My dad passed away to covid on May 2021 and ever since that my life took a dramatic change. I grew with my dad and was super close he was my everything but when he died it felt like someone stabbed me in my chest. Shortly after my dad’s death I had to start my MSc course at an abroad university so I had to leave my home country. But I couldn’t focus on my studies and when I approached my university about it they told me to take a year break and then focus on my studies. I took up that offer and return back home. But none of the people around me are supportive and told me that I have ruined everything. I don’t have a very close bond with my family. I have an elder sister and when i returned she told that I shouldn’t have come back and me being here isn’t going to bring dad back alive. It felt like another stab to my chest.
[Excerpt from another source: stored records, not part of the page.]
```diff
+    if ((DGRP_WG_WINDOWS - 1) * p.s + T + 15 <= (int64_t)DGRP_WG_WINDOWS * p.Tp) {
+        const uint8_t *src = p.idx + c.wg_w * p.s;
+        const int have = c.nvalid > 0 ? (c.nvalid - 1) * (int)p.s + T : 0;
+        const int sh = (int)(reinterpret_cast<uintptr_t>(src) & 15);
+        const int head = min(have, (16 - sh) & 15);
+        const int nbody = (have - head) >> 4, tail0 = head + 16 * nbody;
+#pragma nounroll
+        for (int i = tid; i < nbody; i += 64 * NW)
+            *reinterpret_cast<uint4 *>(c.seqs + sh + head + 16 * i) = *reinterpret_cast<const uint4 *>(src + head + 16 * i);
+#pragma nounroll
+        for (int i = tid; i < head + have - tail0; i += 64 * NW) {
+            const int j = i < head ? i : tail0 + (i - head);
+            c.seqs[sh + j] = src[j];
+        }
+        seq_row0 = (unsigned)sh;
+        seq_pitch = (unsigned)p.s;
+    } else {
+#pragma nounroll
+        for (int i = tid; i < DGRP_WG_WINDOWS * T; i += 64 * NW) {
+            const int wi = i / T, t = i - wi * T;
+            c.seqs[wi * p.Tp + t] = wi < c.nvalid ? p.idx[(c.wg_w + wi) * p.s + t] : (uint8_t)4;
+        }
+        seq_row0 = 0;
+        seq_pitch = (unsigned)p.Tp;
+    }
+    unsigned z0 = 0u;
+    asm volatile("" : "+v"(z0));
+    const uint4 zero = { z0, z0, z0, z0 };
+#pragma nounroll
+    for (int i = tid; i < 32 * HS * 2 / 16; i += 64 * NW) {
+        reinterpret_cast<uint4 *>(base)[i] = zero;
+        reinterpret_cast<uint4 *>(base + p.lo_tile_off)[i] = zero;
+    }
+    c.lo = 0;
+    if (MODE == 0) {
+        const int64_t a = dgrp_place_row(p.place, c.wg_w, p.s), b = dgrp_place_row(p.place, c.wg_w + c.nvalid - 1, p.s);
+        c.lo = split2_uniform(a < b ? a : b);
+        const int words = p.ospan * C;
+#pragma nounroll
+        for (int i = tid; i < words / 4; i += 64 * NW) reinterpret_cast<uint4 *>(c.obuf)[i] = zero;
+        if (tid < (words & 3)) c.obuf[(words & ~3) + tid] = 0u;
+    }
+    if (tid < DGRP_WG_WINDOWS) {
+        int64_t r0 = -1;
+        int off = -1;
+        if (tid < c.nvalid) {
+            r0 = MODE == 0 ? dgrp_place_row(p.place, c.wg_w + tid, p.s) : (c.wg_w + tid - p.w0 + p.avgw) * (int64_t)T;
+            if (MODE == 0 && r0 >= c.lo && r0 - c.lo + T <= p.ospan) off = (int)(r0 - c.lo);
+        }
+        c.row0s[tid] = r0;
+        c.rowoff[tid] = off;
+    }
+    return c;
+}
+
+struct split2_args {
+    gru_params p;
+    int half_bytes;
+    int npairs;
+};
+
 template <int MODE, bool ONERCP>
-__global__ void __launch_bounds__(256) __attribute__((amdgpu_waves_per_eu(1, 1))) gru_split2_kernel(const gru_params pin, int half_bytes)
-{
+__global__ void __launch_bounds__(256) __attribute__((amdgpu_waves_per_eu(1, 1))) gru_split2_kernel(const split2_args args)
+{
+    static_assert(offsetof(split2_args, p) == 0 && sizeof(gru_params) % 4 == 0 && offsetof(split2_args, half_bytes) % 4 == 0 &&
+                  offsetof(split2_args, npairs) % 4 == 0, "the pair loop reads the argument as 32-bit words");
+    const gru_params &pin = args.p;
     extern __shared__ __attribute__((aligned(16))) unsigned char smem[];
     const int tid = threadIdx.x;
     const int lane = tid & 63;
@@ -58,6 +143,7 @@
             }
         const uint4 *mypack = pin.pack + (size_t)wave * pin.nfrag * 64 + lane;
         LOAD2(W.Bd_hi, mypack + (size_t)(3 * (2 * KS + 1) + 1) * 64, W.Bd_lo, mypack + (size_t)(3 * (2 * KS + 1) + 2) * 64);
+        LOAD_WAIT;
     }
     for (int i = tid; i < 5 * 512; i += 256)
         *reinterpret_cast<float *>(smem + pin.xtab_off + (i / 512) * XT_PITCH + (i % 512) * 4) = pin.xtab[i];
@@ -65,33 +151,32 @@
     const int wi = lane & 15, q4 = lane >> 4;
     const int cls = lane & 15;
     const float fbias = cls < C ? pin.ffb[cls] : 0.0f;
-    const int pwi = 4 * (lane >> 4) + wave;
     const unsigned frag_lane = (unsigned)(wi * HS + 8 * q4) * 2;
     const unsigned dense_lane = (unsigned)(wi * HS + 32 * wave + 8 * q4) * 2;
     const unsigned pub_lane = (unsigned)(wi * HS + 32 * wave + 4 * q4) * 2;
     const unsigned tab_lane = (unsigned)pin.xtab_off + (unsigned)(32 * wave + 4 * q4) * 4;
 
     tile_state S0, S1;
-    auto setup = [&](tile_state &Z, int x) {
-        unsigned char *base = smem + (size_t)x * half_bytes;
-        _Float16 *lbuf = reinterpret_cast<_Float16 *>(base + pin.lo_tile_off);
-        for (int i = tid; i < 32 * HS; i += 256) lbuf[i] = (_Float16)0.0f;
-        Z.p = pin;
-        const int64_t bid = wg_record_at<MODE>(pin, Z.p, 2 * (int64_t)blockIdx.x + x);
-        Z.ctx = wg_setup<NW, MODE, HPAD>(Z.p, base, bid);
-        Z.hcur = (unsigned)x * half_bytes;
+    auto setup = [&](tile_state &Z, const gru_params &pk, int tid_k, int half_k, int pair, int x) {
+        unsigned char *base = smem + (size_t)x * half_k;
+        Z.p = pk;
+        const int64_t bid = wg_record_at<MODE>(pk, Z.p, 2 * (int64_t)pair + x);
+        unsigned seq_row0, seq_pitch;
+        Z.ctx = split2_tile_setup<MODE>(Z.p, base, bid, tid_k, seq_row0, seq_pitch);
+        Z.hcur = (unsigned)x * half_k;
         Z.hnxt = Z.hcur + 32 * HS * 2;
-        Z.lcur = (unsigned)x * half_bytes + pin.lo_tile_off;
+        Z.lcur = (unsigned)x * half_k + pk.lo_tile_off;
         Z.lnxt = Z.lcur + 32 * HS * 2;
-        Z.myseq = (unsigned)(Z.ctx.seqs - smem) + wi * pin.Tp;
+        Z.myseq = (unsigned)(Z.ctx.seqs - smem) + seq_row0 + (tid_k & 15) * seq_pitch;
 #pragma unroll
         for (int i = 0; i < 16; ++i) Z.h[i] = ONERCP ? -1.0f : 0.0f;
-        Z.p_off = Z.ctx.rowoff[pwi];
-        Z.p_row0 = Z.ctx.row0s[pwi];
-        Z.pr_on = cls < C && pwi < Z.ctx.nvalid;
-    };
-    setup(S0, 0);
-    setup(S1, 1);
+    };
+    auto placement = [&](tile_state &Z, int tid_k) {
+        const int pwi_k = 4 * ((tid_k & 63) >> 4) + wave;
+        Z.p_off = Z.ctx.rowoff[pwi_k];
+        Z.p_row0 = Z.ctx.row0s[pwi_k];
+        Z.pr_on = cls < C && pwi_k < Z.ctx.nvalid;
+    };
 
     auto lds16 = [&](unsigned off) -> half8 { return *reinterpret_cast<const half8 *>(smem + off); };
     auto ldsf4 = [&](unsigned off) -> f32x4 { return *reinterpret_cast<const f32x4 *>(smem + off); };
@@ -240,6 +325,21 @@
         Z.f0h[0] = lds16(Z.hcur + frag_lane); Z.f0h[1] = lds16(Z.hcur + frag_lane + 16 * HS * 2);
         Z.f0l[0] = lds16(Z.lcur + frag_lane); Z.f0l[1] = lds16(Z.lcur + frag_lane + 16 * HS * 2);
     };
+    for (int pair = blockIdx.x;;) {
+    const __attribute__((address_space(4))) unsigned *kargs = (const __attribute__((address_space(4))) unsigned *)__builtin_amdgcn_kernarg_segment_ptr();
+    asm volatile("" : "+s"(kargs));
+    struct { unsigned w[sizeof(gru_params) / 4]; } kraw;
+#pragma unroll
+    for (unsigned i = 0; i < sizeof(gru_params) / 4; ++i) kraw.w[i] = kargs[offsetof(split2_args, p) / 4 + i];
+    const gru_params pk = __builtin_bit_cast(gru_params, kraw);
+    const int half_k = (int)kargs[offsetof(split2_args, half_bytes) / 4];
+    int tid_k = 64 * wave + lane;
+    asm volatile("" : "+v"(tid_k));
+    setup(S0, pk, tid_k, half_k, pair, 0);
+    setup(S1, pk, tid_k, half_k, pair, 1);
+    __syncthreads();
+    placement(S0, tid_k);
+    placement(S1, tid_k);
     first_step(S0);
     first_step(S1);
     phase(yes, no, no, S0, S1, 0, 0);
@@ -253,23 +353,49 @@
     phase(yes, yes, yes, S1, S0, T - 1, T - 1);
     phase(no, yes, yes, S0, S1, T, T - 1);
 
-    auto drain = [&](tile_state &Z, bool prev_open) {
+    auto drain = [&](tile_state &Z, bool prev_open, int tid_d) {
+        const int lane_d = tid_d & 63;
         const half8 a0 = lds16(Z.hcur + dense_lane), a1 = lds16(Z.hcur + dense_lane + 16 * HS * 2);
         const half8 l0 = lds16(Z.lcur + dense_lane), l1 = lds16(Z.lcur + dense_lane + 16 * HS * 2);
-        if (MODE == 2 && (lane & 15) < Z.ctx.nvalid) split_avg_store(Z.p, Z.ctx.wg_w, T - 1, UP, wave, a0, a1, l0, l1);
+        if (MODE == 2 && (lane_d & 15) < Z.ctx.nvalid) split_avg_store_lane(Z.p, Z.ctx.wg_w, T - 1, UP, wave, lane_d, a0, a1, l0, l1);
         f32x4 d;
         MFMA_DZ(d, a0, W.Bd_hi); MFMA_D(d, a1, W.Bd_hi); MFMA_D(d, a0, W.Bd_lo); MFMA_D(d, a1, W.Bd_lo); MFMA_D(d, l0, W.Bd_hi); MFMA_D(d, l1, W.Bd_hi);
         asm volatile("s_nop 15\n\ts_nop 7" : "+v"(d));
-        float *dw = Z.ctx.dpart + ((size_t)((T - 1) & 1) * 4 * NW + wave) * 64 + lane;
+        float *dw = Z.ctx.dpart + ((size_t)((T - 1) & 1) * 4 * NW + wave) * 64 + lane_d;
 #pragma unroll
         for (int reg = 0; reg < 4; ++reg) dw[reg * NW * 64] = d[reg];
         __syncthreads();
-        if (prev_open && T > 1) finish_register<NW, MODE>(Z.p, Z.ctx, T - 2, wave, fbias, Z.p_off, Z.p_row0);
-        finish_register<NW, MODE>(Z.p, Z.ctx, T - 1, wave, fbias, Z.p_off, Z.p_row0);
-        if (MODE == 0 && pin.ospan > 0) flush_image<NW>(Z.p, Z.ctx);
-    };
-    drain(S0, false);
-    drain(S1, true);
+        if (prev_open && T > 1) finish_register<NW, MODE>(Z.p, Z.ctx, T - 2, wave, fbias, Z.p_off, Z.p_row0, lane_d);
+        finish_register<NW, MODE>(Z.p, Z.ctx, T - 1, wave, fbias, Z.p_off, Z.p_row0, lane_d);
+        if (MODE == 0 && Z.p.ospan > 0) flush_image<NW>(Z.p, Z.ctx, tid_d);
+    };
+    int tid_d = 64 * wave + lane;
+    asm volatile("" : "+v"(tid_d));
+    drain(S0, false, tid_d);
+    drain(S1, true, tid_d);
+    __syncthreads();
+    EDGE_PAD;
+    pair += (int)gridDim.x;
+    if (pair >= (int)kargs[offsetof(split2_args, npairs) / 4]) break;
+    }
+}
+
+static int split2_cu_count(int *cus)
+{
+    static std::mutex mu;
+    static int known[64];
+    int dev = 0;
+    DGRP_HIP(hipGetDevice(&dev));
+    std::lock_guard<std::mutex> lock(mu);
+    if (dev < 0 || dev >= 64 || known[dev] == 0) {
+        int n = 0;
+        DGRP_HIP(hipDeviceGetAttribute(&n, hipDeviceAttributeMultiprocessorCount, dev));
+        if (n < 1) n = 1;
+        if (dev < 0 || dev >= 64) { *cus = n; return DGRP_OK; }
+        known[dev] = n;
+    }
+    *cus = known[dev];
+    return DGRP_OK;
 }
 
 template <int MODE, bool ONERCP>
@@ -279,7 +405,12 @@
     static hipError_t cfg_err = hipSuccess;
     std::call_once(configured, [] { cfg_err = hipFuncSetAttribute((const void *)gru_split2_kernel<MODE, ONERCP>, hipFuncAttributeMaxDynamicSharedMemorySize, 160 * 1024); });
     DGRP_HIP(cfg_err);
-    hipLaunchKernelGGL((gru_split2_kernel<MODE, ONERCP>), dim3((unsigned)((groups + 1) / 2)), dim3(256), (size_t)2 * half_bytes + 5 * XT_PITCH, stream, p, half_bytes);
+    const int64_t npairs = (groups + 1) / 2;
+    int cus = 0;
+    if (const int rc = split2_cu_count(&cus)) return rc;
+    const int64_t grid = npairs < cus ? npairs : cus;
+    DGRP_REQUIRE(npairs >= 1 && npairs <= 0x7fff0000, "gru_split2_kernel: tile pairs out of range");
+    hipLaunchKernelGGL((gru_split2_kernel<MODE, ONERCP>), dim3((unsigned)grid), dim3(256), (size_t)2 * half_bytes + 5 * XT_PITCH, stream, split2_args{ p, half_bytes, (int)npairs });
     DGRP_LAUNCH_CHECK();
     return DGRP_OK;
 }
```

Being all alone in a new country I became overwhelmed, I consider myself an extrovert but at that time it was too overwhelming for me to focus on things and I couldn’t do it and now I feel like loser. Ps (I’ll be leaving back in June again to purse my studies)
I’m still trying to stay strong and I’m pretending that words of these people doesn’t hurt but it does. My life is a mess at this point and I don’t know what to do. My uncle and a very close friend of mine passed away a month back. It’s going to be 10months since my dad’s passing I still haven’t been able to recover from it and now losing two other close people in my life has shattered me. I don’t even know what’s the point of life. I feel so lost and I feel like I’m going crazy. I don’t have a family support nor of friends. It’s getting harder and harder to get through…I don’t whom or to where to share this so I’m doing it here.
Hey buddy, it’s alright. Don’t listen to people much! You’re doing really good. Do whatever you feel like. I know it’s a great loss but I wish it heals.
Thank you
You can reach anytime you need someone to talk! Take care buddy!